South Africa will curtail financial support for cash-strapped state-owned companies as the country battles to reduce dependence on government guarantees and rein in debt to stave off a credit-rating downgrade to junk.
Approved guarantees for debt issued by state-owned companies will decrease by 3.3 billion rand ($502 million) to 484.4 billion by the end of March, the National Treasury said in its annual budget review on Wednesday, potentially leaving the government on the hook for 979.9 billion rand of contingent liabilities, rising to 1.04 trillion rand in the 2020-21 fiscal year.
“Achieving fiscal sustainability requires a combination of continued spending restraint, faster economic growth and measures to contain extra-budgetary pressures – including reform of state-owned companies,” the Treasury said.

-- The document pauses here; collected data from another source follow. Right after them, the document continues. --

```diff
@@ -478,6 +479,18 @@
     }
     return;
   }
+}
+
+#include "gemm_pp_epi_f32.h"
+
+template <typename TO, int EPI, int F8, bool LN>
+__device__ __forceinline__ void epilogue_tile(const PArgs& g, const f32x4 (&acc)[8][4], char* lds,
+                                              int m0, int n0, int batch, int grp, int wn, int wave,
+                                              int lane, int split) {
+  if constexpr (sizeof(TO) == 4 && F8 == 0 && !LN)
+    epilogue_f32<EPI>(g, acc, lds, m0, n0, batch, grp, wn, wave, lane, split);
+  else
+    epilogue_vec<TO, EPI, F8, LN>(g, acc, lds, m0, n0, batch, grp, wn, wave, lane, split);
 }
 
 template <typename Fn>
@@ -927,7 +940,7 @@
   }
 #endif
   if (g.P != nullptr || g.vec_c) {
-    epilogue_vec<TO, EPI, F8, LN>(g, acc, lds, m0, n0, batch, grp, wn, wave, lane, split);
+    epilogue_tile<TO, EPI, F8, LN>(g, acc, lds, m0, n0, batch, grp, wn, wave, lane, split);
     return;
   }
   const float* bias = g.bias ? g.bias + batch * g.sBias : nullptr;
@@ -1038,7 +1051,7 @@
         epilogue_scan(g, acc, lds, m0, n0, tn, grp, wq, ln, prestage);
     } else {
       prestage();
-      epilogue_vec<TO, EPI, F8>(g, acc, lds, m0, n0, 0, grp, wq, wave, ln);
+      epilogue_tile<TO, EPI, F8, false>(g, acc, lds, m0, n0, 0, grp, wq, wave, ln, 0);
     }
     if (next >= ntiles) break;
     tile = next;
diff --git a/information-retrieval-with-contrastive-learning_amd/csrc/gemm_pp_epi_f32.h b/information-retrieval-with-contrastive-learning_amd/csrc/gemm_pp_epi_f32.h
--- /dev/null
+++ b/information-retrieval-with-contrastive-learning_amd/csrc/gemm_pp_epi_f32.h
@@ -0,0 +1,156 @@
+#pragma once
+
+template <int EPI>
+__device__ __forceinline__ void epilogue_f32(const PArgs& g, const f32x4 (&acc)[8][4], char* lds,
+                                             int m0, int n0, int batch, int grp, int wn, int wave,
+                                             int lane, int split) {
+  constexpr bool READS_R = EPI == EPI_BIAS_RESID || EPI == EPI_RESID || EPI == EPI_DGELU;
+  constexpr bool USES_R = READS_R || EPI == EPI_BIAS_GELU_SAVE;
+  const int rbase0 = m0 + 128 * grp;
+  const int cbase = n0 + 64 * wn;
+  float* st = reinterpret_cast<float*>(lds) + wave * (32 * EP_PITCH);
+  const bool slab = EPI == EPI_NONE && g.P != nullptr;
+  float* C = slab ? g.P + ((int64_t)batch * gridDim.z + split) * g.M * g.N
+                  : reinterpret_cast<float*>(g.C) + batch * g.sC;
+  const float* R = reinterpret_cast<const float*>(g.R) + batch * g.sR;
+  const int64_t ldc = slab ? (int64_t)g.N : g.ldc;
+  const int64_t ldr = g.ldr;
+  const bool accum = !slab && g.accumulate != 0;
+  const bool cvec = !slab || (g.N & 3) == 0;
+  const bool fast = m0 + BM <= g.M && n0 + BN <= g.N && cvec && ldc < (1 << 24) &&
+                    (!USES_R || ldr < (1 << 24));
+  const float* bias = g.bias ? g.bias + batch * g.sBias : nullptr;
+  float bv[4];
+#pragma unroll
+  for (int j = 0; j < 4; ++j) {
+    const int col = cbase + 16 * j + (lane & 15);
+    bv[j] = (!slab && epi_has_bias(EPI) && col < g.N) ? bias[col] : 0.f;
+  }
+  const float alpha1 = slab ? 1.f : g.alpha;
+  const f32x2_t alpha = {alpha1, alpha1};
+  float* sw = st + 4 * (lane >> 4) * EP_PITCH + (lane & 15);
+
+  auto finish = [&](f32x4 v, const f32x4& r, const float* rp) -> f32x4 {
+    if constexpr (READS_R) {
+#pragma unroll
+      for (int t = 0; t < 4; ++t) v[t] = EPI == EPI_DGELU ? v[t] * gelu_grad_fast(r[t]) : v[t] + r[t];
+    }
+    if constexpr (EPI == EPI_BIAS_GELU_SAVE) {
+      *reinterpret_cast<f32x4*>(const_cast<float*>(rp)) = v;
+#pragma unroll
+      for (int t = 0; t < 4; ++t) v[t] = gelu_fast(v[t]);
+    }
+    return v;
+  };
+  auto stage = [&](int p) {
+#pragma unroll
+    for (int ii = 0; ii < 2; ++ii)
+#pragma unroll
+      for (int j = 0; j < 4; ++j) {
+        const f32x4& a = acc[2 * p + ii][j];
+        f32x2_t v0 = __builtin_elementwise_fma(f32x2_t{a[0], a[1]}, alpha, f32x2_t{bv[j], bv[j]});
+        f32x2_t v1 = __builtin_elementwise_fma(f32x2_t{a[2], a[3]}, alpha, f32x2_t{bv[j], bv[j]});
+        if constexpr (EPI == EPI_BIAS_GELU) {
+          v0 = gelu_f2(v0);
+          v1 = gelu_f2(v1);
+        }
+        float* d = sw + 16 * ii * EP_PITCH + 16 * j;
+        d[0] = v0.x;
+        d[EP_PITCH] = v0.y;
+        d[2 * EP_PITCH] = v1.x;
+        d[3 * EP_PITCH] = v1.y;
+      }
+    __builtin_amdgcn_wave_barrier();
+    asm volatile("s_waitcnt lgkmcnt(0)" ::: "memory");
+  };
+  auto staged = [&]() {
+    __builtin_amdgcn_wave_barrier();
+    asm volatile("s_waitcnt lgkmcnt(0)" ::: "memory");
+  };
+
+  if (fast) {
+    uint32_t soff = 0, coff = 0, roff = 0;
+    auto set_offsets = [&]() {
+      int ln = lane;
+      asm volatile("" : "+v"(ln));
+      const int rl0 = ln >> 4, c4 = (ln & 15) * 4;
+      soff = rl0 * EP_PITCH + c4;
+      coff = 4u * (uint32_t)(rl0 * (int)ldc + c4);
+      roff = USES_R ? 4u * (uint32_t)(rl0 * (int)ldr + c4) : 0u;
+    };
+    auto passes = [&](auto acc_c) {
+      constexpr bool ACC = decltype(acc_c)::value;
+      f32x4 rq[8], cq[8];
+      auto load_ahead = [&](int p, int it) {
+        const int64_t row = rbase0 + 32 * p + 4 * it;
+        if constexpr (READS_R)
+          rq[it] = *reinterpret_cast<const f32x4*>(
+              reinterpret_cast<const char*>(R + row * ldr + cbase) + roff);
+        if constexpr (ACC)
+          cq[it] = *reinterpret_cast<const f32x4*>(
+              reinterpret_cast<const char*>(C + row * ldc + cbase) + coff);
+      };
+#pragma unroll
+      for (int p = 0; p < 4; ++p) {
+        stage(p);
+        if (p == 0) {
+          set_offsets();
+          if constexpr (READS_R || ACC) {
+#pragma unroll
+            for (int it = 0; it < 8; ++it) load_ahead(0, it);
+          }
+        }
+        char* cu = reinterpret_cast<char*>(C + (int64_t)(rbase0 + 32 * p) * ldc + cbase);
+        const char* ru = reinterpret_cast<const char*>(R + (int64_t)(rbase0 + 32 * p) * ldr + cbase);
+#pragma unroll
+        for (int it = 0; it < 8; ++it) {
+          f32x4 v = *reinterpret_cast<const f32x4*>(st + soff + 4 * it * EP_PITCH);
+          f32x4 r = {};
+          if constexpr (READS_R) r = rq[it];
+          v = finish(v, r, reinterpret_cast<const float*>(ru + 16 * it * ldr + roff));
+          if constexpr (ACC) v += cq[it];
+#ifdef IRC_PP_DIAG_NOSTORE
+          if (v[0] == 1234.5f && v[3] == 5432.1f)
+#endif
+          *reinterpret_cast<f32x4*>(cu + 16 * it * ldc + coff) = v;
+          if constexpr (READS_R || ACC) {
+            if (p < 3) load_ahead(p + 1, it);
+          }
+        }
+        staged();
+      }
+    };
+    if (accum) passes(std::true_type{});
+    else passes(std::false_type{});
+    return;
+  }
+
+#pragma unroll
+  for (int p = 0; p < 4; ++p) {
+    stage(p);
+    const int rbase = rbase0 + 32 * p;
+#pragma unroll
+    for (int it = 0; it < 8; ++it) {
+      const int c = it * 64 + lane;
+      const int rl = c >> 4, c4 = (c & 15) * 4;
+      const int row = rbase + rl, col = cbase + c4;
+      if (row >= g.M || col >= g.N) continue;
+      f32x4 v = *reinterpret_cast<const f32x4*>(&st[rl * EP_PITCH + c4]);
+      float* dst = C + (int64_t)row * ldc + col;
+      if (!cvec) {
+        for (int t = 0; t < 4 && col + t < g.N; ++t) dst[t] = v[t];
+        continue;
+      }
+      const float* rp = R + (int64_t)row * ldr + col;
+      f32x4 r = {};
+      if constexpr (READS_R) r = *reinterpret_cast<const f32x4*>(rp);
+      v = finish(v, r, rp);
+      if (accum) v += *reinterpret_cast<const f32x4*>(dst);
+#ifdef IRC_PP_DIAG_NOSTORE
+      if (v[0] == 1234.5f && v[3] == 5432.1f)
+#endif
+      *reinterpret_cast<f32x4*>(dst) = v;
+    }
+    staged();
+  }
+}
```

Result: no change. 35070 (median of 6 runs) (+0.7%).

Finance Minister Tito Mboweni allocated additional funding to just two of the country’s major state-owned entities in this year’s budget.
Arms manufacturer Denel SOC Ltd. will receive 576 million rand and South Africa Airways, which was placed in a local form of bankruptcy protection in December, will receive 16,4 billion rand to pay its creditors.
South Africa’s state companies have drained government finances, with the country’s power producer Eskom Holdings SOC Ltd. accounting for 82% of the 162 billion rand in bailouts allocated to distressed state entities in the past 12 years, according to the Treasury.
Moody’s Investors Services, the only major ratings company that still assesses the country’s debt at investment grade, cited rising debt and contingent liabilities as a risk to its creditworthiness.